АНАЛИЗ СОСТОЯНИЯ ОПЕРАЦИОННОЙ СИСТЕМЫ И СИСТЕМНЫХ СОБЫТИЙ

    АНАЛИЗ СОСТОЯНИЯ ОПЕРАЦИОННОЙ СИСТЕМЫ И СИСТЕМНЫХ СОБЫТИЙ

        В ходе разработки операционных систем семейства Windows представители компании Microsoft всегда уделяли особое внимание надежности и безопасности своих систем, и в этом  необходимо отдать им должное. Под «безопасностью системы» подразумевается не только ее защищенность от взлома посторонними лицами (кстати, тут они не всегда были на высоте), но, в первую очередь, защищенность системных файлов и файлов реестра. С целью обеспечения надежности и безопасности операционных систем семейства Windows разработчики включили в их состав систему аудита, позволяющую контролировать, производить оценку и прогнозировать их состояние.

        Аудит операционной системы семейства Windows – это процесс, предназначенный для обнаружения и регистрации событий, происходящих в системе, для проведения последующего анализа. Система аудита, встроенная в ОС Windows, позволяет фиксировать большинство событий, происходящих в ней, а сами события регистрируются в специальных журналах Windows. Следует отметить, что информация, которая регистрируется в вышеуказанных журналах, порядок настройки регистрируемых параметров и порядок анализа событий, происходящих в системе, зависят от типа операционной системы. Например, для операционных систем Windows XP  фиксация событий, влияющих на безопасность системы, возможна только после активации хотя бы одного из параметров, подлежащих контролю. А в более поздних вариантах операционных систем некоторые события безопасности регистрируются постоянно, независимо от настроек аудита.

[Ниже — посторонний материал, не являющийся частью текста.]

@@ -757,10 +855,38 @@
             uint4 *ot = halo_smem;
             float4 bv[4];
 #pragma unroll
-            for (int g = 0; g < 4; ++g) bv[g] = bias ? *reinterpret_cast<const float4 *>(bias + n0 + 8 * g + 4 * hh) : make_float4(0.0f, 0.0f, 0.0f, 0.0f);
+            for (int g = 0; g < 4; ++g)
+                bv[g] = bias ? *reinterpret_cast<const float4 *>(bias + n0 + (ROLL == 3 ? 16 * (g & 1) + 4 * (lane >> 4) : 8 * g + 4 * hh)) : make_float4(0.0f, 0.0f, 0.0f, 0.0f);
             auto put_tile = [&](auto relu_tag, auto lo_tag) {
                 constexpr bool RELU = decltype(relu_tag)::value;
                 constexpr bool LOW = decltype(lo_tag)::value;
+                if constexpr (ROLL == 3) {
+                    const int kq = lane >> 4;
+#pragma unroll
+                    for (int y = 0; y < TH; ++y) {
+                        unsigned lo[2], hi[2];
+#pragma unroll
+                        for (int g = 0; g < 2; ++g) {
+                            const float4 b4 = bv[g];
+                            float v[4] = {acc3[y][g][0] + b4.x, acc3[y][g][1] + b4.y, acc3[y][g][2] + b4.z, acc3[y][g][3] + b4.w};
+                            if (RELU) {
+#pragma unroll
+                                for (int j = 0; j < 4; ++j) v[j] = __builtin_fmaxf(v[j], 0.0f);
+                            }
+                            lo[g] = pack2<T>(v[0], v[1]);
+                            hi[g] = pack2<T>(v[2], v[3]);
+                            if constexpr (LOW) {
+                                lo[g] = pack2<T>(v[0] - __uint_as_float(lo[g] << 16), v[1] - __uint_as_float(lo[g] & 0xffff0000u));
+                                hi[g] = pack2<T>(v[2] - __uint_as_float(hi[g] << 16), v[3] - __uint_as_float(hi[g] & 0xffff0000u));
+                            }
+                        }
+                        const auto sx = __builtin_amdgcn_permlane16_swap(lo[0], lo[1], false, false);
+                        const auto sy = __builtin_amdgcn_permlane16_swap(hi[0], hi[1], false, false);
+                        ot[(y * 16 + (lane & 15)) * PITCH + wv * 4 + 2 * (kq & 1) + (kq >> 1)] = make_uint4(sx[0], sy[0], sx[1], sy[1]);
+                        __builtin_amdgcn_sched_barrier(0);
+                    }
+                    return;
+                }
 #pragma unroll
                 for (int mt = 0; mt < MT; ++mt) {
                     unsigned lo[4], hi[4];
@@ -957,6 +1083,20 @@
                        site_map, feat_bytes, tile_order, live_counts, (const T *)background, nbr_masks, (const T *)bg_in, (const T *)x_lo, (T *)y_lo,
                        (const T *)background_lo, (const T *)bg_in_lo, tail);
     return check_launch();
+}
+
+static int conv2d_c128_roll() {
+    static int v = -1;
+    if (v < 0) {
+        const char *e = getenv("SEC_CONV2D_MFMA");
+        v = (e && atoi(e) == 32) ? 2 : 3;
+    }
+    return v;
+}
+template <typename T, bool GATHER = false, bool X3 = false, bool TAIL = false, typename... A>
+static int launch_conv2d_c128(A... a) {
+    return conv2d_c128_roll() == 3 ? launch_conv2d_halo_reg<T, 128, 8, 3, GATHER, 1, X3, TAIL>(a...)
+                                   : launch_conv2d_halo_reg<T, 128, 8, 2, GATHER, 1, X3, TAIL>(a...);
 }
 
 template <typename T, int BN, int TPW>
@@ -1393,7 +1533,7 @@
     if (conv2d_variant() == 14 && p.ksize == 3 && p.stride == 1 && p.pad == 1 && p.cout % 128 == 0 && p.cin == 128)
         return launch_conv2d_halo_reg<T, 128, 8>(x, wpk, bias, y, p, st);
     if (conv2d_variant() == 13 && p.ksize == 3 && p.stride == 1 && p.pad == 1 && p.cout % 128 == 0 && (p.cin == 128 || p.cin == 64))
-        return p.cin == 128 ? launch_conv2d_halo_reg<T, 128, 8, 2>(x, wpk, bias, y, p, st) : launch_conv2d_halo_reg<T, 64, 8>(x, wpk, bias, y, p, st);
+        return p.cin == 128 ? launch_conv2d_c128<T>(x, wpk, bias, y, p, st) : launch_conv2d_halo_reg<T, 64, 8>(x, wpk, bias, y, p, st);
     if (conv2d_variant() == 13 && p.ksize == 3 && p.stride == 1 && p.pad == 1 && p.cout % 128 == 0 && p.cin == 256)
         return launch_conv2d_halo_reg<T, 256, 4>(x, wpk, bias, y, p, st);
     if (conv2d_variant() == 13 && p.ksize == 3 && p.stride == 1 && p.pad == 1 && p.cout == 64 && p.cin == 64)
@@ -1640,9 +1780,9 @@
     p.m = (long long)batch * h * w;
     hipStream_t st = (hipStream_t)stream;
     if (dtype == SEC_BF16)
-        return launch_conv2d_halo_reg<__hip_bfloat16, 128, 8, 2>(x, packed_weight, bias, y, p, st, nullptr, 0, tile_order, live_counts, background,
+        return launch_conv2d_c128<__hip_bfloat16>(x, packed_weight, bias, y, p, st, nullptr, 0, tile_order, live_counts, background,
                                                                  nbr_masks, background_in);
-    return launch_conv2d_halo_reg<__half, 128, 8, 2>(x, packed_weight, bias, y, p, st, nullptr, 0, tile_order, live_counts, background, nbr_masks,
+    return launch_conv2d_c128<__half>(x, packed_weight, bias, y, p, st, nullptr, 0, tile_order, live_counts, background, nbr_masks,
                                                      background_in);
 }
 
@@ -1679,9 +1819,9 @@
     const ConvTailArgs tail{packed_w1, packed_w2, bias1, bias2, y_heads, relu1 & 1};
     hipStream_t st = (hipStream_t)stream;
     if (dtype == SEC_BF16)
-        return launch_conv2d_halo_reg<__hip_bfloat16, 128, 8, 2, false, 1, false, true>(x, packed_weight, bias, nullptr, p, st, nullptr, 0, tile_order, live_counts,
+        return launch_conv2d_c128<__hip_bfloat16, false, false, true>(x, packed_weight, bias, nullptr, p, st, nullptr, 0, tile_order, live_counts,
                                                                                        nullptr, nbr_masks, background_in, nullptr, nullptr, nullptr, nullptr, tail);
-    return launch_conv2d_halo_reg<__half, 128, 8, 2, false, 1, false, true>(x, packed_weight, bias, nullptr, p, st, nullptr, 0, tile_order, live_counts, nullptr,
+    return launch_conv2d_c128<__half, false, false, true>(x, packed_weight, bias, nullptr, p, st, nullptr, 0, tile_order, live_counts, nullptr,
                                                                            nbr_masks, background_in, nullptr, nullptr, nullptr, nullptr, tail);
 }
 
@@ -1812,7 +1952,7 @@
     p.relu = relu & 1; p.zskip = (relu >> 1) & 1; p.stagger = 0;
     p.ho = h; p.wo = w;
     p.m = (long long)batch * h * w;
-    return launch_conv2d_halo_reg<__hip_bfloat16, 128, 8, 2, false, 1, true>(x_hi, packed_weight_hi_lo, bias, y_hi, p, (hipStream_t)stream, nullptr, 0,
+    return launch_conv2d_c128<__hip_bfloat16, false, true>(x_hi, packed_weight_hi_lo, bias, y_hi, p, (hipStream_t)stream, nullptr, 0,
                                                                               nullptr, nullptr, nullptr, nullptr, nullptr, x_lo, y_lo);
 }
 
@@ -1830,7 +1970,7 @@
     p.relu = relu & 1; p.zskip = 0; p.stagger = 0;
     p.ho = h; p.wo = w;
     p.m = (long long)batch * h * w;
-    return launch_conv2d_halo_reg<__hip_bfloat16, 128, 8, 2, false, 1, true>(x_hi, packed_weight_hi_lo, bias, y_hi, p, (hipStream_t)stream, nullptr, 0,
+    return launch_conv2d_c128<__hip_bfloat16, false, true>(x_hi, packed_weight_hi_lo, bias, y_hi, p, (hipStream_t)stream, nullptr, 0,
                                                                               tile_order, live_counts, background_hi, nbr_masks, background_in_hi,
                                                                               x_lo, y_lo, background_lo, background_in_lo);
 }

        Типы событий операционных систем

        В операционных системах семейства Windows существует несколько журналов, в которые записывается большинство событий, происходящих в системе. При этом некоторые события записываются автоматически, а регистрацию других (в основном, касающихся безопасности системы) необходимо активировать и настраивать. Событиями можно назвать любые изменения состояния операционной системы. К ним относятся запуск системы (компьютера), вход в систему любого пользователя, любые процессы, запускаемые или отключаемые в операционных системах, попытка доступа к системным файлам и защищенным файлам реестра и многое другое. События подразделяются на типы, к которым относятся: а) информация, б) предупреждение и в) ошибка. Кроме этого, существуют еще такие события, как «Успешный аудит» и «Неуспешный аудит». Последние два типа событий предназначены для специалистов, обеспечивающих контроль безопасности системы, и в данной статье будут рассмотрены только в части, касающейся активации параметров «Журнала безопасности Windows».

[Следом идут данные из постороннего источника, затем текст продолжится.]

                                                       const float* __restrict__ bias, float slope,
                                                       float* __restrict__ dst, int out_p4) {
     constexpr int IH = TH + 2, IW = 34, MW = TH / 4;
-    __shared__ __attribute__((aligned(16))) float s_in[IH * IW * 4];
-    __shared__ __attribute__((aligned(16))) float s_w[5 * 2 * 32 * 4];
+    constexpr int NLD = (IH * IW + 255) / 256;
+    __shared__ __attribute__((aligned(16))) float s_in[2][IH * IW * 4];
     const int tid = threadIdx.x, lane = tid & 63, wave = tid >> 6, li = lane & 31, lh = lane >> 5;
-    const int nct = Cout / 32;
-    const int ntx = (W + 31) / 32;
-    int b = blockIdx.x;
-    const int ct = b % nct;
-    b /= nct;
-    const int tx = b % ntx, ty = b / ntx;
-    const int n = blockIdx.y;
-    const int ox0 = tx * 32, oy0 = ty * TH;
-    const float u = ub ? ub[n] : 1.0f;
-    for (int it = tid; it < IH * IW; it += 256) {
-        const int py = it / IW, px = it % IW;
-        const int gy = oy0 - 1 + py, gx = ox0 - 1 + px;
-        f32x4 v = {0.0f, 0.0f, 0.0f, 0.0f};
-        if (gy >= 0 && gy < H && gx >= 0 && gx < W) {
-            v = *(const f32x4*)(x + ((size_t)(n * H + gy) * W + gx) * 4);
-            if (ub) { v[0] /= u; v[1] /= u; v[2] /= u; v[3] /= u; }
-        }
-        *(f32x4*)(s_in + it * 4) = v;
-    }
+    const int ct = blockIdx.y;
+    const int ntx = (W + 31) / 32, nty = (H + TH - 1) / TH;
+    const int per_img = ntx * nty, total = N * per_img;
+    int t = blockIdx.x;
+    if (t >= total) return;
+    __shared__ __attribute__((aligned(16))) float s_w[5 * 2 * 32 * 4 + 32];
     for (int it = tid; it < 5 * 2 * 32; it += 256)
         *(f32x4*)(s_w + it * 4) = *(const f32x4*)(wpk + (size_t)ct * 1280 + it * 4);
+    if (tid < 32) s_w[1280 + tid] = bias ? bias[ct * 32 + tid] : 0.0f;
+    struct Tile { int n, ox0, oy0; };
+    auto tile_of = [&](int tt) {
+        Tile r;
+        r.n = tt / per_img;
+        const int q = tt - r.n * per_img, ty = q / ntx;
+        r.ox0 = (q - ty * ntx) * 32;
+        r.oy0 = ty * TH;
+        return r;
+    };
+    f32x4 v[NLD];
+    float u = 1.0f;
+    auto fetch = [&](const Tile& tl) {
+#pragma unroll
+        for (int k = 0; k < NLD; ++k) {
+            const int it = min(tid + k * 256, IH * IW - 1);
+            const int py = it / IW, px = it % IW;
+            const int gy = min(max(tl.oy0 - 1 + py, 0), H - 1), gx = min(max(tl.ox0 - 1 + px, 0), W - 1);
+            v[k] = *(const f32x4*)(x + ((size_t)(tl.n * H + gy) * W + gx) * 4);
+        }
+        if (ub) u = ub[tl.n];
+    };
+    auto stage = [&](const Tile& tl, float* s) {
+#pragma unroll
+        for (int k = 0; k < NLD; ++k) {
+            const int it = tid + k * 256;
+            if (it >= IH * IW) continue;
+            const int py = it / IW, px = it % IW;
+            const int gy = tl.oy0 - 1 + py, gx = tl.ox0 - 1 + px;
+            f32x4 a = {0.0f, 0.0f, 0.0f, 0.0f};
+            if (gy >= 0 && gy < H && gx >= 0 && gx < W) {
+                a = v[k];
+                if (ub) { a[0] /= u; a[1] /= u; a[2] /= u; a[3] /= u; }
+            }
+            *(f32x4*)(s + it * 4) = a;
+        }
+    };
+    Tile cur = tile_of(t);
+    fetch(cur);
+    stage(cur, s_in[0]);
     __syncthreads();
-
-    f32x16 acc[MW];
-#pragma unroll
-    for (int m = 0; m < MW; ++m)
-#pragma unroll
-        for (int r = 0; r < 16; ++r) acc[m][r] = 0.0f;
-#pragma unroll
-    for (int up = 0; up < 5; ++up) {
-        int tap = 2 * up + lh;
-        if (tap > 8) tap = 8;
-        const int dy = tap / 3, dx = tap % 3;
-        const f32x4 bb = *(const f32x4*)(s_w + ((up * 2 + lh) * 32 + li) * 4);
+    for (int buf = 0;; buf ^= 1) {
+        const int tn = t + gridDim.x;
+        const Tile nxt = tile_of(tn);
+        if (tn < total) fetch(nxt);
+        const float* si = s_in[buf];
+        f32x16 acc[MW];
+#pragma unroll
+        for (int m = 0; m < MW; ++m)
+#pragma unroll
+            for (int r = 0; r < 16; ++r) acc[m][r] = 0.0f;
+#pragma unroll
+        for (int up = 0; up < 5; ++up) {
+            int tap = 2 * up + lh;
+            if (tap > 8) tap = 8;
+            const int dy = tap / 3, dx = tap % 3;
+            const f32x4 bb = *(const f32x4*)(s_w + ((up * 2 + lh) * 32 + li) * 4);
+#pragma unroll
+            for (int m = 0; m < MW; ++m) {
+                const f32x4 a = *(const f32x4*)(si + ((wave * MW + m + dy) * IW + li + dx) * 4);
+#pragma unroll
+                for (int e = 0; e < 4; ++e) acc[m] = __builtin_amdgcn_mfma_f32_32x32x2f32(bb[e], a[e], acc[m], 0, 0, 0);
+            }
+        }
+        if (tn < total) stage(nxt, s_in[buf ^ 1]);
+        const int ox = cur.ox0 + li;
 #pragma unroll
         for (int m = 0; m < MW; ++m) {
-            const f32x4 a = *(const f32x4*)(s_in + ((wave * MW + m + dy) * IW + li + dx) * 4);
-#pragma unroll
-            for (int t = 0; t < 4; ++t) acc[m] = __builtin_amdgcn_mfma_f32_32x32x2f32(bb[t], a[t], acc[m], 0, 0, 0);
-        }
-    }
-    const int ox = ox0 + li;
-#pragma unroll
-    for (int m = 0; m < MW; ++m) {
-        const int oy = oy0 + wave * MW + m;
-        if (oy < H && ox < W) {
-            float* op = out_p4 ? dst + (((size_t)n * (Cout / 4) + ct * 8 + lh) * H * W + (size_t)oy * W + ox) * 4
-                               : dst + ((size_t)(n * H + oy) * W + ox) * Cout + ct * 32 + 4 * lh;
-            const size_t gstep = out_p4 ? (size_t)8 * H * W : 8;
-#pragma unroll
-            for (int g = 0; g < 4; ++g) {
-                const f32x4 zero = {0.0f, 0.0f, 0.0f, 0.0f};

        События типа «Информация» (еще этот тип событий называется «Сведения») отображают факт успешной операции. Этим событиям соответствует пиктограмма в журнале событий в виде кружочка с буквой «i» внутри кружочка (см.12 Рис.2). Справа от пиктограммы текстом отображается тип события «Сведения».

        Событие типа «Предупреждение» отображает некоторые проблемы, имеющие место в работе операционной системы. Данное событие свидетельствует о незначительной проблеме в работе системы (приложения) и не требует немедленного вмешательства пользователя, но регулярное появление одного и того же события может со временем привести к ошибкам. Этим событиям соответствует пиктограмма в журнале событий в виде желтого треугольника с восклицательным знаком внутри (не показано). Справа от пиктограммы текстом отображается тип события «Предупреждение».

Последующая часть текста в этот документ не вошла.